Go through the data below and copy each line that includes "csrc".

Data extract: Begin

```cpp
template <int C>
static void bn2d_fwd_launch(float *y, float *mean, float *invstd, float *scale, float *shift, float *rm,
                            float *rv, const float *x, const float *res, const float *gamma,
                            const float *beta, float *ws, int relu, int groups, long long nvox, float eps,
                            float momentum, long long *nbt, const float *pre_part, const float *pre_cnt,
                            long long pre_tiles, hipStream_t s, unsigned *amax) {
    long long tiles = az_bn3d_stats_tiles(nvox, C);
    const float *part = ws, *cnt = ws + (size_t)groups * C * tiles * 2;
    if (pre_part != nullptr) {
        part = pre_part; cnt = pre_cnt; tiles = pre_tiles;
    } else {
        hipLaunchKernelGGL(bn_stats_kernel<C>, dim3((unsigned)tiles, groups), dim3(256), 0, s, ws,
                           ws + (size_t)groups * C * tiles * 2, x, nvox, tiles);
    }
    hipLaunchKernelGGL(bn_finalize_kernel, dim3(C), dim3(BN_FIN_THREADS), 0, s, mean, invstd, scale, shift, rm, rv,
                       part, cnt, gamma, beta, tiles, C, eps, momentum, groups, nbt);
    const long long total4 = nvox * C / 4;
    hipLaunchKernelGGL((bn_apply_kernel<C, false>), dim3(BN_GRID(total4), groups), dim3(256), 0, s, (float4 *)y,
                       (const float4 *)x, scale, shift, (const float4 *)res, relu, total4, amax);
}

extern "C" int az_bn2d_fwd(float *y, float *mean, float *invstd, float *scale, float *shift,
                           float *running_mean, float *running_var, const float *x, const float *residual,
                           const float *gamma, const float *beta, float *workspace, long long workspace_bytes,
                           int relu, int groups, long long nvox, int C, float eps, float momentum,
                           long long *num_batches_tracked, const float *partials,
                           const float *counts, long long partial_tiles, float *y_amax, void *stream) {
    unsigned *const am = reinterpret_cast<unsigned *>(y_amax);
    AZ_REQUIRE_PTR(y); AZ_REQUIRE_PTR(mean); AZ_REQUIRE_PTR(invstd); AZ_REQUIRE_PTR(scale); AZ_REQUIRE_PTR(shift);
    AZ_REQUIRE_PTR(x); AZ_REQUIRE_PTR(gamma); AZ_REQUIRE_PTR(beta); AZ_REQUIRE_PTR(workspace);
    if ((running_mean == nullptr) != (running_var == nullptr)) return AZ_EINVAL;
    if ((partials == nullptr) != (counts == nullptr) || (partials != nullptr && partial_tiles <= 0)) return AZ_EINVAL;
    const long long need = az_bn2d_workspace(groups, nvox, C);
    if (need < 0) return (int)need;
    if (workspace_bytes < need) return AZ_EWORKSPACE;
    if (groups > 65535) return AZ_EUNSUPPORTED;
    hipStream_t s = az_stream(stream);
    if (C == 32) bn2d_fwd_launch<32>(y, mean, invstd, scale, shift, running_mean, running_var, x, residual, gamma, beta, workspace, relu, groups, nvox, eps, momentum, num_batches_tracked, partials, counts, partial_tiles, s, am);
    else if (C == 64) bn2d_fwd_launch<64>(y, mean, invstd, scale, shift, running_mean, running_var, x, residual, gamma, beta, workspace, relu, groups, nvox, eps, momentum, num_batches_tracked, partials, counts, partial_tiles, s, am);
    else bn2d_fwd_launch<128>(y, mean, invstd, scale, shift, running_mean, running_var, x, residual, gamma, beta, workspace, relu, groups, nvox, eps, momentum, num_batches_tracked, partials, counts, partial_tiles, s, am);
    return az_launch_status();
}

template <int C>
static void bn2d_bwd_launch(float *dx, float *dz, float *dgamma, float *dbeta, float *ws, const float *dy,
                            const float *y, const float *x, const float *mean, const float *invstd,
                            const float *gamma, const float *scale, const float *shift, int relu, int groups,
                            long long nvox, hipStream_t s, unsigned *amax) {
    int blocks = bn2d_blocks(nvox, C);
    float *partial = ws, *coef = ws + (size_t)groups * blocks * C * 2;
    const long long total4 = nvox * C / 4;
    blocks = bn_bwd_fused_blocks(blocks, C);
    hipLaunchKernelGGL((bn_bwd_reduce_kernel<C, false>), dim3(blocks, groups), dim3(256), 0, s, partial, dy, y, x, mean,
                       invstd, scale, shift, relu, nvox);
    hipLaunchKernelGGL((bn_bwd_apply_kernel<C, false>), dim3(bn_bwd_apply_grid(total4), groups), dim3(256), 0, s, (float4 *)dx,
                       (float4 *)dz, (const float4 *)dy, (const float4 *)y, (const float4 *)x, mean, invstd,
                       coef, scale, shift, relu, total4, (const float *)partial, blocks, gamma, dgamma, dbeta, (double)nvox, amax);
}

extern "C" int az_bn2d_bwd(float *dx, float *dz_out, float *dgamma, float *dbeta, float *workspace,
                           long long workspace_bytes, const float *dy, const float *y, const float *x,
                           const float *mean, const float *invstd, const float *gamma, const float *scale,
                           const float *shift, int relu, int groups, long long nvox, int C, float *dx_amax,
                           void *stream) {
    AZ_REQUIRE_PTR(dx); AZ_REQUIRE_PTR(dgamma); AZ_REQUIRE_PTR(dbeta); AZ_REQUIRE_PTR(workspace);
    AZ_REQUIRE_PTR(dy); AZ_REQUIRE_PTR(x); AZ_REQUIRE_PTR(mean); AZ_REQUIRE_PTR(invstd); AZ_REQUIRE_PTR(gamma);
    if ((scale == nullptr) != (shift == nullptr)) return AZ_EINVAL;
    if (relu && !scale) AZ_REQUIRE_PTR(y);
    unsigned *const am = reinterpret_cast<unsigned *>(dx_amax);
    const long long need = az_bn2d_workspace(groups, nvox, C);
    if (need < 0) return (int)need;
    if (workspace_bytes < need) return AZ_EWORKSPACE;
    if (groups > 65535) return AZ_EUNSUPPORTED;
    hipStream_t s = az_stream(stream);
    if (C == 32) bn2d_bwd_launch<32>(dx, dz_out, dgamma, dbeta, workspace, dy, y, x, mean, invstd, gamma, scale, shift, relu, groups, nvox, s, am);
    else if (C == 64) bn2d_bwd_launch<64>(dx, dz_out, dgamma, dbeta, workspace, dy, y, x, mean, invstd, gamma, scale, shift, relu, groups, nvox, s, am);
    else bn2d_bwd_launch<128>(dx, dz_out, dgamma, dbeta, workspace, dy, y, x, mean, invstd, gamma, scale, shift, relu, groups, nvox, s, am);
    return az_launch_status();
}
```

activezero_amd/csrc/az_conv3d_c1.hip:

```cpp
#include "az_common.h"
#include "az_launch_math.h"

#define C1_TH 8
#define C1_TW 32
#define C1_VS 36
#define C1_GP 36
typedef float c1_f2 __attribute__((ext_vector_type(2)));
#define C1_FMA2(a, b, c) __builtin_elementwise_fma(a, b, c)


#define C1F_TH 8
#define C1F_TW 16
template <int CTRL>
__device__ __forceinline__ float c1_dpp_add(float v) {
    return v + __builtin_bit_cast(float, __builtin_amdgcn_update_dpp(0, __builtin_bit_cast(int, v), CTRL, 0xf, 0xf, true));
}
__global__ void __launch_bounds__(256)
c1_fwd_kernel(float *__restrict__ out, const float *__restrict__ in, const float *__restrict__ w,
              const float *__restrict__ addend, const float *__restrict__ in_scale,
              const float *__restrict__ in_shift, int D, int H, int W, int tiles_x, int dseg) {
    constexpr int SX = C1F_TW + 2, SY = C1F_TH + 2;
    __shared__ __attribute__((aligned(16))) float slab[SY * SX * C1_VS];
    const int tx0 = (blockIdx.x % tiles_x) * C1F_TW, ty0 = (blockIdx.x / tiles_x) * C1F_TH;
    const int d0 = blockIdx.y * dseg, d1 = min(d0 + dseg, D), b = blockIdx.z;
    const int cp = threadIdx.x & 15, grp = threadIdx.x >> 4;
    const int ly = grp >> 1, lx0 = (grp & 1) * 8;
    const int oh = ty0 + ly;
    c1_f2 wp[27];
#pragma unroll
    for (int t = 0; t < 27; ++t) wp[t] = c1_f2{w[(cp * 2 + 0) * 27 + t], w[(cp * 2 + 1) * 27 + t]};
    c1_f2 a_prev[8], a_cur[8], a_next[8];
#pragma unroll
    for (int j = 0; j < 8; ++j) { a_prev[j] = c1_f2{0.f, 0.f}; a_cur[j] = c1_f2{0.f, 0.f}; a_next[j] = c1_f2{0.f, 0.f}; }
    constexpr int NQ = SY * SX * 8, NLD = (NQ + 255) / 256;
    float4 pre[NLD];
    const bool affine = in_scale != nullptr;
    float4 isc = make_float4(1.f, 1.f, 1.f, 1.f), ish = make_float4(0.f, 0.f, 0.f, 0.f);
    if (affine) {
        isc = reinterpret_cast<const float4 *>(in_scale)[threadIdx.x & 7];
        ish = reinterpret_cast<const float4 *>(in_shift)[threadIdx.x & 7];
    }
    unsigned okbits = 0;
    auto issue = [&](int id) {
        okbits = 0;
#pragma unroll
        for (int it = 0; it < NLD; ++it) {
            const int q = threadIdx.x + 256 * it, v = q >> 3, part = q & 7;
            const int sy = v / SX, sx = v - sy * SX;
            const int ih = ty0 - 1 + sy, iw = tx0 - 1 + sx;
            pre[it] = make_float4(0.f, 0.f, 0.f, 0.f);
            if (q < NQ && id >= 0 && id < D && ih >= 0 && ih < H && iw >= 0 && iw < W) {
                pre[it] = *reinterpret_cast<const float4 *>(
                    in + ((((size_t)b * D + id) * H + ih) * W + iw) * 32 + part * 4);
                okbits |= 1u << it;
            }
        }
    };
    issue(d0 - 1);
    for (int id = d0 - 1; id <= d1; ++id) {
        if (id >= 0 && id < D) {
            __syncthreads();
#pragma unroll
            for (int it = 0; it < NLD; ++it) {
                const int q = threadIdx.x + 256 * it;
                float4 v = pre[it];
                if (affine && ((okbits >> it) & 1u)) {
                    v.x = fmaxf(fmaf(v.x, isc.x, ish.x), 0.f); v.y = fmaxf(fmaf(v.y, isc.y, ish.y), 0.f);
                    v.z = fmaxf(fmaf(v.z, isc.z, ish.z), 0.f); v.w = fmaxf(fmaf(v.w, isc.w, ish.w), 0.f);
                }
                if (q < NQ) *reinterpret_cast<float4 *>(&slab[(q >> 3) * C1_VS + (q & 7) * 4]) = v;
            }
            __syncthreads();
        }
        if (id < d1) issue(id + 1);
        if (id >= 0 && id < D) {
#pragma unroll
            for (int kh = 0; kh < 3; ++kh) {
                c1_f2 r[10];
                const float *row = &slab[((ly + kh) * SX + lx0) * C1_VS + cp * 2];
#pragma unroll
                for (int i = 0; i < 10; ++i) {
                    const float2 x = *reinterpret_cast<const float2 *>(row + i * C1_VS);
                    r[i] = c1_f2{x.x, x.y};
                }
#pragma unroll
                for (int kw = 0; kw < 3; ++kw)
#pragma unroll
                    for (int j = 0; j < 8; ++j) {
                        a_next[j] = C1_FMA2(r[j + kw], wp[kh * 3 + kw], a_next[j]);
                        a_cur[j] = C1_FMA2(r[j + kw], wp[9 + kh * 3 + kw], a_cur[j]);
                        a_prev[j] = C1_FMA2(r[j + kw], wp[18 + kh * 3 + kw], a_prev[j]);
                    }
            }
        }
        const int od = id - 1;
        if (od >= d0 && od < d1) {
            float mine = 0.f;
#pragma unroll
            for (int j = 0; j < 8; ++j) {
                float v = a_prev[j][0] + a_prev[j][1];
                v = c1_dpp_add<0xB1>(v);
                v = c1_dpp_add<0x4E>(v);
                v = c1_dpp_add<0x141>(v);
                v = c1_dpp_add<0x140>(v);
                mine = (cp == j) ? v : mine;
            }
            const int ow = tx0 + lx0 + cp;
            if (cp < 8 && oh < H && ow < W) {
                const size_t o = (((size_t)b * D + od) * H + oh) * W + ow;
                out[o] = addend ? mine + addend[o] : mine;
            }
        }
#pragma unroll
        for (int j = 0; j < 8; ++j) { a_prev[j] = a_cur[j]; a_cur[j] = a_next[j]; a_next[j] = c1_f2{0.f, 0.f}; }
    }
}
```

Data extract: End
Data extract: Begin

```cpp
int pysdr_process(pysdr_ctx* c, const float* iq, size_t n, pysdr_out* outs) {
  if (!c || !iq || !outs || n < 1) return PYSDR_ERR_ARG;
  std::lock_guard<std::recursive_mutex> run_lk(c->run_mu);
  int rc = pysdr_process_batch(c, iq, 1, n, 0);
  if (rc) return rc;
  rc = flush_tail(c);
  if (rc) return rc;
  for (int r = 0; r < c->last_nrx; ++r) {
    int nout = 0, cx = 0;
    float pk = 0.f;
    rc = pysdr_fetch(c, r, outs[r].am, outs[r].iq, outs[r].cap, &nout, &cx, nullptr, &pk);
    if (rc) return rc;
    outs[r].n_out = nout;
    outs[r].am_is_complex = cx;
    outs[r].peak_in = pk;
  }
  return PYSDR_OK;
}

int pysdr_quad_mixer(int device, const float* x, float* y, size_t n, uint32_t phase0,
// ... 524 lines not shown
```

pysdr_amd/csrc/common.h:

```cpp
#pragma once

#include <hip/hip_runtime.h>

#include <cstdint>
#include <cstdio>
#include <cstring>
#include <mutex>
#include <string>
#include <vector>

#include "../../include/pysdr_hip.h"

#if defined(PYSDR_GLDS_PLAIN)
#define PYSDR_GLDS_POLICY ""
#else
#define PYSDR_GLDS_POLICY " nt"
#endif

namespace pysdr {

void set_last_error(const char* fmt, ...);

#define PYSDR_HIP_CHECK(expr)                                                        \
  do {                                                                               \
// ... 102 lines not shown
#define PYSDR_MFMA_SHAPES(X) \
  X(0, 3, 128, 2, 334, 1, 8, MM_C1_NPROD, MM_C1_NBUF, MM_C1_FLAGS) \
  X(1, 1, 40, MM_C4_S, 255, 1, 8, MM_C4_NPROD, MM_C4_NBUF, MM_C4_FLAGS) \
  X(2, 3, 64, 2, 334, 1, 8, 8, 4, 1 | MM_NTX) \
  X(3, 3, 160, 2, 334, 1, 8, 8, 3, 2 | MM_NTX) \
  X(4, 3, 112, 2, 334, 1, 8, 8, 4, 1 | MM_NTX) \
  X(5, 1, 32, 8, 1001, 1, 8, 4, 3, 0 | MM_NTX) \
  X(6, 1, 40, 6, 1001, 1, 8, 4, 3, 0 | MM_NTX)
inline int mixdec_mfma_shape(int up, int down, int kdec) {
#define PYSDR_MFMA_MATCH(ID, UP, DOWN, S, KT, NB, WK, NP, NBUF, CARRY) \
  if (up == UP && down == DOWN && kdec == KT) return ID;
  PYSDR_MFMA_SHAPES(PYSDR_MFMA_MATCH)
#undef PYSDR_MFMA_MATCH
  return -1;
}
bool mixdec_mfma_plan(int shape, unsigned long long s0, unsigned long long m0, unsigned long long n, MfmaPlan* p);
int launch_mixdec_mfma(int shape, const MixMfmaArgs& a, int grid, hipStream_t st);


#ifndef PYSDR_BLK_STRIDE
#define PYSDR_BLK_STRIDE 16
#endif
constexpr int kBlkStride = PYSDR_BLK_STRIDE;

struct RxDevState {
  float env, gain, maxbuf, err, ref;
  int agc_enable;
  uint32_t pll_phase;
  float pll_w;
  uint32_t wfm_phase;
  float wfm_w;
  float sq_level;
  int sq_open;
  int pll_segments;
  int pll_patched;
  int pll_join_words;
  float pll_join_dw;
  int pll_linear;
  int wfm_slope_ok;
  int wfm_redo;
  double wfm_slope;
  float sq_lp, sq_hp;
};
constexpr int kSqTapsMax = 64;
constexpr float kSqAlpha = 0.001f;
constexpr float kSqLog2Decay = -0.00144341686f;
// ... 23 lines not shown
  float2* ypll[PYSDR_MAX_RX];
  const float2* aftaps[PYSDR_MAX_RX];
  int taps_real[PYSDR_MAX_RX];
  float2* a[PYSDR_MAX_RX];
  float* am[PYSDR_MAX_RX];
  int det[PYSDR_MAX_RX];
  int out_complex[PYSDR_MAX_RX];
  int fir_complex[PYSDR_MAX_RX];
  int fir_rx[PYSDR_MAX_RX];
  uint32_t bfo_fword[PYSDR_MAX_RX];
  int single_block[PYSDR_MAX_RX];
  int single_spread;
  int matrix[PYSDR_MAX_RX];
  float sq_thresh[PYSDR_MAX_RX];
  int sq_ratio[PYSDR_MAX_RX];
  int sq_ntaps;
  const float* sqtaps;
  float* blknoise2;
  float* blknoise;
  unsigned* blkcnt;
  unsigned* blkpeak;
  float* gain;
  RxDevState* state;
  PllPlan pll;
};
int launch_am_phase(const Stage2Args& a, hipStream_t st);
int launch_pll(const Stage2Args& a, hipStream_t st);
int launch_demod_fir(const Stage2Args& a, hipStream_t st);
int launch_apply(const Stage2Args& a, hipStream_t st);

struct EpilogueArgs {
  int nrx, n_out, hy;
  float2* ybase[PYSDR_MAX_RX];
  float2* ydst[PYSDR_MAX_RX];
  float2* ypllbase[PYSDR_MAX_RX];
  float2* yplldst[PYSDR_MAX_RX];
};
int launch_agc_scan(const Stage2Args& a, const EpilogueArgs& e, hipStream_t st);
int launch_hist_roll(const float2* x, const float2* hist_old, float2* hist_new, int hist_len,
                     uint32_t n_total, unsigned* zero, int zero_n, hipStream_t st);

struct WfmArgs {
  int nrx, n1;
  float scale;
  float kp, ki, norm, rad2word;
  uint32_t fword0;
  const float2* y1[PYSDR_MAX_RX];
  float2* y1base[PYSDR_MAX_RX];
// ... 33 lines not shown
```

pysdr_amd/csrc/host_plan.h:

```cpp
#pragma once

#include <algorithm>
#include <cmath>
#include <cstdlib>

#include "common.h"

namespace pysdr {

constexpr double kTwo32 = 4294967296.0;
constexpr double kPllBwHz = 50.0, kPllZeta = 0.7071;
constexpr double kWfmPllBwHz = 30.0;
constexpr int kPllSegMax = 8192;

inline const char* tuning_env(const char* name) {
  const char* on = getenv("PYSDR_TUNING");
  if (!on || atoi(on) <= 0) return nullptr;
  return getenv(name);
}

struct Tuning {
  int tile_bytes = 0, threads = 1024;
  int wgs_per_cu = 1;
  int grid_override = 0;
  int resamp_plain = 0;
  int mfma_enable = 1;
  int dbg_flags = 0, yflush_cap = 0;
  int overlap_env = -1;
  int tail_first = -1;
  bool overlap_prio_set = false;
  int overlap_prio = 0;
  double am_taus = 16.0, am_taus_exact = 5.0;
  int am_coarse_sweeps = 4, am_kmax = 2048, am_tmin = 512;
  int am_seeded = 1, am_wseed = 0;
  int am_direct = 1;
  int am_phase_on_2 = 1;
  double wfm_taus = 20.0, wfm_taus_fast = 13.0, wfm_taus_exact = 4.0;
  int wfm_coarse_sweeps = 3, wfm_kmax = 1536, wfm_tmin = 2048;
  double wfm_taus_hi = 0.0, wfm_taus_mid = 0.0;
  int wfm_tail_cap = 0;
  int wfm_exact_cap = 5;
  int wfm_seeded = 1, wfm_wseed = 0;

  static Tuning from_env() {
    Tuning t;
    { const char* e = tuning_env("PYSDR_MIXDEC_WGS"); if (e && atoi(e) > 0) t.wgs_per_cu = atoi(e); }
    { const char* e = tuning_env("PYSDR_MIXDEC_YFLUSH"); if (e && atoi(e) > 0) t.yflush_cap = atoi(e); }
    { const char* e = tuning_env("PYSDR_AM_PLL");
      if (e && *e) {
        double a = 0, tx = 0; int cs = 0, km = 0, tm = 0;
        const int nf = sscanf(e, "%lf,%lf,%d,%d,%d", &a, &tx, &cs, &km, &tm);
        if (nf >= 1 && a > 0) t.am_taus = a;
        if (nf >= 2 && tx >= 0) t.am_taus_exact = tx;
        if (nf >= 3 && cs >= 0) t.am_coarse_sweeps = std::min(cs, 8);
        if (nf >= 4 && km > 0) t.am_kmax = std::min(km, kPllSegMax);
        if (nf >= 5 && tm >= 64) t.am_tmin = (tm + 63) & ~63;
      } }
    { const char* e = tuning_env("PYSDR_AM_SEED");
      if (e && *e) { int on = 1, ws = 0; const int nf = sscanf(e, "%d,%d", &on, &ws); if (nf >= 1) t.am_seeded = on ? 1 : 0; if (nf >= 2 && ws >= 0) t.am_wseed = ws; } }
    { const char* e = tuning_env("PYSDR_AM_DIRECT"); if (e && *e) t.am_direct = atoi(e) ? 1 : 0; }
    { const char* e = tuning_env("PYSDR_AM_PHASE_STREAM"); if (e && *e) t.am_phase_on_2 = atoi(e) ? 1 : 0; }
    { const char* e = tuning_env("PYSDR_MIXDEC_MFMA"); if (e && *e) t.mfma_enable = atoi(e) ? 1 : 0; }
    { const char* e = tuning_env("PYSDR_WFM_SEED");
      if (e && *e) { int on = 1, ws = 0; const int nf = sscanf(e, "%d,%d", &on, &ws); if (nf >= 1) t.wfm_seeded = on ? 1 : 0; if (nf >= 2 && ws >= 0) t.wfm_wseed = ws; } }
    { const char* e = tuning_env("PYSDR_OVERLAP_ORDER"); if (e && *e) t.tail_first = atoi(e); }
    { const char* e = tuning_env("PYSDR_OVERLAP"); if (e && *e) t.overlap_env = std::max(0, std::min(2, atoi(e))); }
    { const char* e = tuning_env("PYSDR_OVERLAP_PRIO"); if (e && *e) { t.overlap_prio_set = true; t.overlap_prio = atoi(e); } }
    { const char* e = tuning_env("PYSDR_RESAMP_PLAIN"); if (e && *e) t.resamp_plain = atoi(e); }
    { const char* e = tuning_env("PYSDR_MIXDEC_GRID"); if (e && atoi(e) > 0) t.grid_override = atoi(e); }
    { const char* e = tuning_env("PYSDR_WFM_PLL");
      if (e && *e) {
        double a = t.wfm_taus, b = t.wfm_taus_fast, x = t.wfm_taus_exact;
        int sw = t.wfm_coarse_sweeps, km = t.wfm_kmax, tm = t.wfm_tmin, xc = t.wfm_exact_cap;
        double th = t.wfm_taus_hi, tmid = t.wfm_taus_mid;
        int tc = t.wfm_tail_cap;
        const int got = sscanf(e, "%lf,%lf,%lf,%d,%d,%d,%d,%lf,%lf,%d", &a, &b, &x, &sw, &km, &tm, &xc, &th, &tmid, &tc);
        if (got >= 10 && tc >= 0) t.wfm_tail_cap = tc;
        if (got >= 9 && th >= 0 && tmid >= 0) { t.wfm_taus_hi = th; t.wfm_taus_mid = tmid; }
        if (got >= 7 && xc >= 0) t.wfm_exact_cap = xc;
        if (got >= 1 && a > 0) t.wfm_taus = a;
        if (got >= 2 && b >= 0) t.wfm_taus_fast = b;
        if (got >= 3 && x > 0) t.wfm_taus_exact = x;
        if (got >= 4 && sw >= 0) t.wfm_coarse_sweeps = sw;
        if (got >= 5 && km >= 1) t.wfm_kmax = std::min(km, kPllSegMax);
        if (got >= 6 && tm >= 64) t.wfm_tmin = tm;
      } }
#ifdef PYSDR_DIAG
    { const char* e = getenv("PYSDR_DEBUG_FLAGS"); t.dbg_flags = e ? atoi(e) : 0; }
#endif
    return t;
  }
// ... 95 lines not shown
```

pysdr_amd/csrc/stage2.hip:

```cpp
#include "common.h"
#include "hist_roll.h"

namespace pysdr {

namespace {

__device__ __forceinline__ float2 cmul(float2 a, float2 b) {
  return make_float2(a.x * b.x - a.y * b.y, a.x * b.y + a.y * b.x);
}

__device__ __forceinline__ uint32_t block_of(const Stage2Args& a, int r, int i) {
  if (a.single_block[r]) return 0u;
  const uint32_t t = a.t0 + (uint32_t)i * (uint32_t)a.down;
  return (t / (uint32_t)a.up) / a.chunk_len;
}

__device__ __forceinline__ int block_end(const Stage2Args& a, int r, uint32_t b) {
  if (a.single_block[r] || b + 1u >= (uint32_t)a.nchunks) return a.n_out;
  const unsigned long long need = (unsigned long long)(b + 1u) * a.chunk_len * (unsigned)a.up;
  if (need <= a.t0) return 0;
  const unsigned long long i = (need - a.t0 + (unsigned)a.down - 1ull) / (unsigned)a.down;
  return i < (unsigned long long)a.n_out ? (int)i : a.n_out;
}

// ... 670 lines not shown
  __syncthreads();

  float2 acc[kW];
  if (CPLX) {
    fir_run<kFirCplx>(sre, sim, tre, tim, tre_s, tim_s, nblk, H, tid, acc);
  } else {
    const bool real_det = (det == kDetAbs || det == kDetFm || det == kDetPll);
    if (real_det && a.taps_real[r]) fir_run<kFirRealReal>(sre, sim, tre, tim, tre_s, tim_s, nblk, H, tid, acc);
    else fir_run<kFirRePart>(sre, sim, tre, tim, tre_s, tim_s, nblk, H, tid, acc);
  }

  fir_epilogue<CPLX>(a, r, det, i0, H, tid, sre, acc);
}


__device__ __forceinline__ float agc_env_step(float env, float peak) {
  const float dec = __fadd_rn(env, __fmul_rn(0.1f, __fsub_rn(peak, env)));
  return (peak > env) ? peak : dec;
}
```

Data extract: End

> Written answer:
activezero_amd/csrc/az_conv3d_c1.hip:
pysdr_amd/csrc/common.h:
pysdr_amd/csrc/host_plan.h:
pysdr_amd/csrc/stage2.hip:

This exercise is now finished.